What is needed:
Go through the data below and return each line where the string "hipMalloc" occurs.

Input data:
****************************************

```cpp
extern "C" nmn_status nmn_index_score_rows(nmn_index* idx, const float* queries, uint32_t nq, nmn_metric metric,
                                           const uint64_t* local_rows, uint32_t n_rows, float* out_scores) {
    if (!idx || !queries || !local_rows || !out_scores) return fail_arg(NMN_ERR_INVALID_ARGUMENT, "null argument");
    if (nq == 0 || n_rows == 0) return NMN_OK;
    if (nq > NMN_MAX_QUERIES) return fail_arg(NMN_ERR_INVALID_ARGUMENT, "nq out of range");
    for (uint32_t i = 0; i < n_rows; i++)
        if (local_rows[i] >= idx->rows) return fail_arg(NMN_ERR_NOT_FOUND, "row out of range");
    HIP_TRY(hipSetDevice(idx->device));
    std::unique_lock<std::mutex> lk(idx->mu);
    IdleGuard idle(idx, lk);
    hipStream_t s = idx->host_stream;
    float *dq = nullptr, *dqpad = nullptr, *dout = nullptr;
    QInfo* dqi = nullptr;
    QState* dqs = nullptr;
    uint64_t* drows = nullptr;
    auto done = [&](nmn_status st) {
        for (void* p : {(void*)dq, (void*)dqpad, (void*)dout, (void*)dqi, (void*)dqs, (void*)drows})
            if (p) (void)hipFree(p);
        return st;
    };
    hipError_t e;
#define TRY2(x) if ((e = (x)) != hipSuccess) return done(fail_hip(e, #x))
    TRY2(hipMalloc(reinterpret_cast<void**>(&dq), (size_t)nq * idx->dim * 4));
    TRY2(hipMalloc(reinterpret_cast<void**>(&dqpad), (size_t)nq * idx->ld * 4));
    TRY2(hipMalloc(reinterpret_cast<void**>(&dout), (size_t)nq * n_rows * 4));
    TRY2(hipMalloc(reinterpret_cast<void**>(&dqi), (size_t)nq * sizeof(QInfo)));
    TRY2(hipMalloc(reinterpret_cast<void**>(&dqs), (size_t)nq * sizeof(QState)));
    TRY2(hipMalloc(reinterpret_cast<void**>(&drows), (size_t)n_rows * 8));
    TRY2(hipMemcpyAsync(dq, queries, (size_t)nq * idx->dim * 4, hipMemcpyHostToDevice, s));
    TRY2(hipMemcpyAsync(drows, local_rows, (size_t)n_rows * 8, hipMemcpyHostToDevice, s));
    TRY2(launch_qprep(dq, nq, idx->dim, idx->ld, (int)metric, idx->max_norm_bits, dqpad, dqi, dqs, 0, s));
    TRY2(launch_score_rows(idx->corpus, idx->norms, dqpad, dqi, drows, n_rows, nq, idx->ld, idx->dim, (int)metric,
                           dout, s));
    TRY2(hipMemcpyAsync(out_scores, dout, (size_t)nq * n_rows * 4, hipMemcpyDeviceToHost, s));
    TRY2(hipStreamSynchronize(s));
// ... 157 lines not shown
```

neumann_amd/csrc/nmn_index.h:

```cpp
#pragma once
#include <condition_variable>
#include <mutex>
#include <string>
#include <unordered_map>
#include <vector>

#include "nmn_internal.h"

using nmn::QInfo;
using nmn::QState;
using nmn::kDefaultCandCap;

struct Workspace {
    hipStream_t stream = nullptr;
    uint32_t nq_cap = 0;
    uint32_t cand_cap = 0;
    uint64_t score_stride = 0;
    uint32_t n_tiles_cap = 0;
    uint32_t ld = 0;
    uint32_t* scores = nullptr;
    uint32_t* tmax = nullptr;
    uint32_t* wmax = nullptr;
    uint32_t* tsample = nullptr;
    uint32_t* skip_key = nullptr;
    uint32_t* k_extra = nullptr;
    uint32_t* crowd_ctr = nullptr;
    uint32_t* crowd_rows = nullptr;
    float* crowd_scores = nullptr;
    uint32_t crowd_cap = 0;
    uint32_t* fb_hist = nullptr;
    unsigned long long* fb_list = nullptr;
    uint32_t* fb_count = nullptr;
    unsigned long long* fb_sync = nullptr;
    uint64_t n_sample_cap = 0;
    uint64_t tmax_stride = 0;
    float* qpad = nullptr;
    uint32_t* qi8 = nullptr;
    QInfo* qinfo = nullptr;
    QInfo* qinfo_f32 = nullptr;
    QState* qstate = nullptr;
    uint32_t* cand_rows = nullptr;
    float* cand_scores = nullptr;
    uint32_t* run_slots = nullptr;
    uint32_t* run_bound = nullptr;
    uint32_t* split_sg = nullptr;
    uint32_t* split_ctr = nullptr;
    uint32_t* final_ticket = nullptr;
    float* h_queries = nullptr;  size_t h_queries_cap = 0;
    uint64_t* h_mask = nullptr;  size_t h_mask_cap = 0;
    uint64_t* h_out_rows = nullptr; float* h_out_scores = nullptr; uint32_t* h_out_counts = nullptr;
    size_t h_out_rows_cap = 0, h_out_scores_cap = 0, h_cnt_cap = 0;
    uint8_t* h_pack = nullptr; size_t h_pack_cap = 0;
    const uint64_t** h_qmasks = nullptr; size_t h_qmasks_cap = 0;
    uint8_t* pred_block = nullptr; size_t pred_block_cap = 0;
    uint64_t* pred_masks = nullptr; size_t pred_masks_cap = 0;
    uint32_t* pred_ticket = nullptr; size_t pred_ticket_cap = 0;
    unsigned long long* pred_counts = nullptr; size_t pred_counts_cap = 0;
    uint8_t* pin_pred = nullptr; size_t pin_pred_cap = 0;
    uint8_t* pin_in = nullptr; size_t pin_in_cap = 0;
    uint8_t* pin_out = nullptr; size_t pin_out_cap = 0;
    uint32_t done_seq = 0;
    uint32_t* done_ctr = nullptr;
    uint32_t* poll_word_dev = nullptr;
    uint8_t* pin_in_dev = nullptr;
    uint8_t* pin_out_dev = nullptr;
    unsigned long long* tiny_pool = nullptr;
    uint32_t* tiny_ticket = nullptr;
    uint8_t* tiny_out = nullptr;
    uint8_t* tiny_out_dev = nullptr;
    uint32_t tiny_seq = 0;
    uint64_t* h_rowlist = nullptr; size_t h_rowlist_cap = 0;
    float* h_scorelist = nullptr; size_t h_scorelist_cap = 0;
    unsigned long long* h_counts2 = nullptr;
    uint64_t* lk_keys = nullptr; size_t lk_keys_cap = 0;
    hipEvent_t ev[4] = {nullptr, nullptr, nullptr, nullptr};
// ... 141 lines not shown
```

neumann_amd/csrc/nmn_internal.h:

```cpp
#pragma once
#include <hip/hip_runtime.h>
#include <stdint.h>

#include "../../include/neumann_gpu.h"

namespace nmn {

constexpr int kMetricNegL2 = 16;
constexpr int kMetricNegL2Sq = 17;

constexpr uint32_t kTileRows = 64;
constexpr uint32_t kDefaultCandCap = 4096;
constexpr uint32_t kMaxScanWaves = 4096;
constexpr uint32_t kKeyMasked = 0u;
constexpr uint32_t kKeyNaN = 1u;
constexpr uint32_t kScoreSentinelBits = 0xFFFFFFFFu;

struct QInfo {
    float qmag;
    float margin_abs;
    float margin_rel;
    float pad;
    float qscale;
    float qq8;
// ... 65 lines not shown
        if (thr == thr) {
            Tc = score_to_key(thr);
            if (Tc > T) Tc = T;
            if (Tc < kKeyNaN) Tc = kKeyNaN;
        }
    }
    return Tc;
}


__host__ __device__ inline uint64_t score_at(uint64_t row, uint32_t q, uint32_t nql) {
    return ((row >> 6) * nql + q) * 64ull + (row & 63ull);
}

struct ScanParams {
    const float* corpus;
    const float* corpus_half;
    const int8_t* corpus_i8;
    const float* i8_scale;
    const float* i8_vv;
    const float* i8_cos;
    const uint32_t* qi8;
    const QState* retry_state;
    const float* norms;
    const float* inv_norms;
    const float* qpad;
    const QInfo* qinfo;
    const uint64_t* mask;
    const uint64_t* const* qmasks;
    uint32_t* scores;
    uint32_t* tmax;
    uint32_t* wmax;
    uint64_t tmax_stride;
    uint64_t wmax_stride;
    uint64_t n_rows;
    uint32_t nql;
    uint32_t tile_step;
    uint32_t fold_ny;
    const uint32_t* skip_key;
    uint32_t* tmax_main;
    uint64_t tmax_main_stride;
    uint32_t skip_sampled;
    uint32_t ld;
    uint32_t n_tiles;
    uint32_t nq;
    uint32_t tiles_per_wave;
    uint32_t strided;
    uint32_t walk;
    uint32_t bx_base, bx_count;
    uint32_t* run_slots;
    uint32_t* run_bound;
    uint32_t run_S;
    uint32_t i8_one_plane;
    uint32_t run_dbg;
    int metric;
};
hipError_t launch_scan(const ScanParams& p, hipStream_t s);
bool scan_ring_supported(uint32_t ld, uint32_t dim, int metric);
hipError_t launch_scan_ring(const ScanParams& p, hipStream_t s);
hipError_t launch_half_rows(const float* corpus, float* half, uint32_t ld, uint64_t row0, uint64_t n, const float* norms,
                            float* row_err2_scratch, uint32_t* err_bits, hipStream_t s);
bool scan_half_supported(uint32_t ld, int metric);
bool scan_i8_supported(uint32_t ld, uint32_t dim, int metric);
hipError_t launch_scan_i8(const ScanParams& p, hipStream_t s);
hipError_t launch_q8_rows(const float* corpus, int8_t* q8, float* scale, float* vv, float* cosf, uint32_t ld, uint64_t row0, uint64_t n, const float* norms,
                          float* row_err2_scratch, uint32_t* err_bits, hipStream_t s);
bool ingest_supported(uint32_t ld, uint32_t dim);
bool exact_rows_supported(uint32_t ld, uint32_t dim, int metric);
hipError_t launch_exact_rows(const float* corpus, const float* norms, uint32_t ld, uint64_t n_rows, const float* qpad, const QInfo* qinfo,
                             const QState* qstate, int flagged, const uint64_t* mask, const uint64_t* const* qmasks, uint32_t* scores,
                             uint32_t nql, uint32_t nq, int metric, hipStream_t s);
hipError_t launch_ingest(const float* corpus, uint32_t ld, uint64_t row0, uint64_t n, float* norms, float* inv_norms,
                         uint32_t* max_norm_bits, float* half, uint32_t* err_bits, hipStream_t s);
bool ingest_q8_supported(uint32_t ld, uint32_t dim);
hipError_t launch_ingest_q8(const float* corpus, uint32_t ld, uint64_t row0, uint64_t n, float* norms, float* inv_norms, uint32_t* max_norm_bits,
                            int8_t* q8, float* scale, float* vv, float* cosf, uint32_t* err_bits, hipStream_t s);
hipError_t launch_read_probe(const float* corpus, uint64_t n_rows, uint32_t ld, float* sink, hipStream_t s);
hipError_t launch_ring_probe(const float* corpus, uint64_t n_rows, uint32_t ld, uint32_t tiles_per_wg, hipStream_t s);
bool scan_mfma_supported(uint32_t ld, uint32_t dim, int metric);
hipError_t launch_scan_mfma(const ScanParams& p, hipStream_t s);
hipError_t launch_scan_mfma_f32(const ScanParams& p, hipStream_t s);
bool scan_mfma_i8_supported(uint32_t ld, uint32_t dim, int metric);
bool scan_mfma_i8_one_plane_supported(int metric);
hipError_t launch_scan_mfma_i8_one(const ScanParams& p, hipStream_t s);

struct SelectParams {
    const uint32_t* scores;
    const uint32_t* tmax;
    const uint32_t* wmax;
    uint64_t tmax_stride;
    uint64_t wmax_stride;
    uint32_t n_waves;
    uint32_t tiles_per_wave;
    uint32_t strided;
    const QInfo* qinfo;
    QState* qstate;
    uint32_t* cand_rows;
    uint64_t n_rows;
    uint32_t nql;
    uint32_t n_tiles;
    uint32_t nq;
    uint32_t k;
    uint32_t cand_cap;
    const uint32_t* skip_key;
    const uint32_t* k_extra;
    int retry;
    uint32_t* half_stats;
    int retry_follows;
    unsigned long long* fb_sync_reset;
    uint32_t* crowd_count_reset;
    int crowd_follows;
    float* l2_hint;
    int count_overflows;
    int flat;
    uint32_t split;
    uint32_t* split_sg;
    uint32_t* split_ctr;
};
hipError_t launch_select(const SelectParams& p, hipStream_t s);
hipError_t launch_count_untrusted(const float* norms, uint64_t n_rows, uint32_t* out, hipStream_t s);
hipError_t launch_sample_bound(const uint32_t* tmax_sample, uint64_t stride, uint32_t n_sample, const QInfo* qinfo,
                               uint32_t nq, uint32_t k, uint32_t* skip_key, hipStream_t s, int combine_max = 0);

struct CrowdParams {
    QState* qstate;
    const uint32_t* tmax;
    uint64_t tmax_stride;
    const uint32_t* scores;
    uint32_t nql, nq, n_tiles;
    uint64_t n_rows;
    uint32_t* count;
// ... 140 lines not shown
```

neumann_amd/csrc/nmn_scan_ring.hip:

```cpp
#include <algorithm>
#include <cstdlib>

#include "nmn_internal.h"

namespace nmn {

namespace {

typedef float f4 __attribute__((ext_vector_type(4)));
typedef uint32_t u4 __attribute__((ext_vector_type(4)));

constexpr int kRingStageBytes = 64 * 128 * 4;
constexpr int kRingStages = 4;
constexpr int kRingPieces = 8;
constexpr int kRingRowPitch = 128;

template <int N>
__device__ __forceinline__ void ring_wait_vm() {
    asm volatile("s_waitcnt vmcnt(%0)" ::"n"(N) : "memory");
}
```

****************************************

Answer box:
    TRY2(hipMalloc(reinterpret_cast<void**>(&dq), (size_t)nq * idx->dim * 4));
    TRY2(hipMalloc(reinterpret_cast<void**>(&dqpad), (size_t)nq * idx->ld * 4));
    TRY2(hipMalloc(reinterpret_cast<void**>(&dout), (size_t)nq * n_rows * 4));
    TRY2(hipMalloc(reinterpret_cast<void**>(&dqi), (size_t)nq * sizeof(QInfo)));
    TRY2(hipMalloc(reinterpret_cast<void**>(&dqs), (size_t)nq * sizeof(QState)));
    TRY2(hipMalloc(reinterpret_cast<void**>(&drows), (size_t)n_rows * 8));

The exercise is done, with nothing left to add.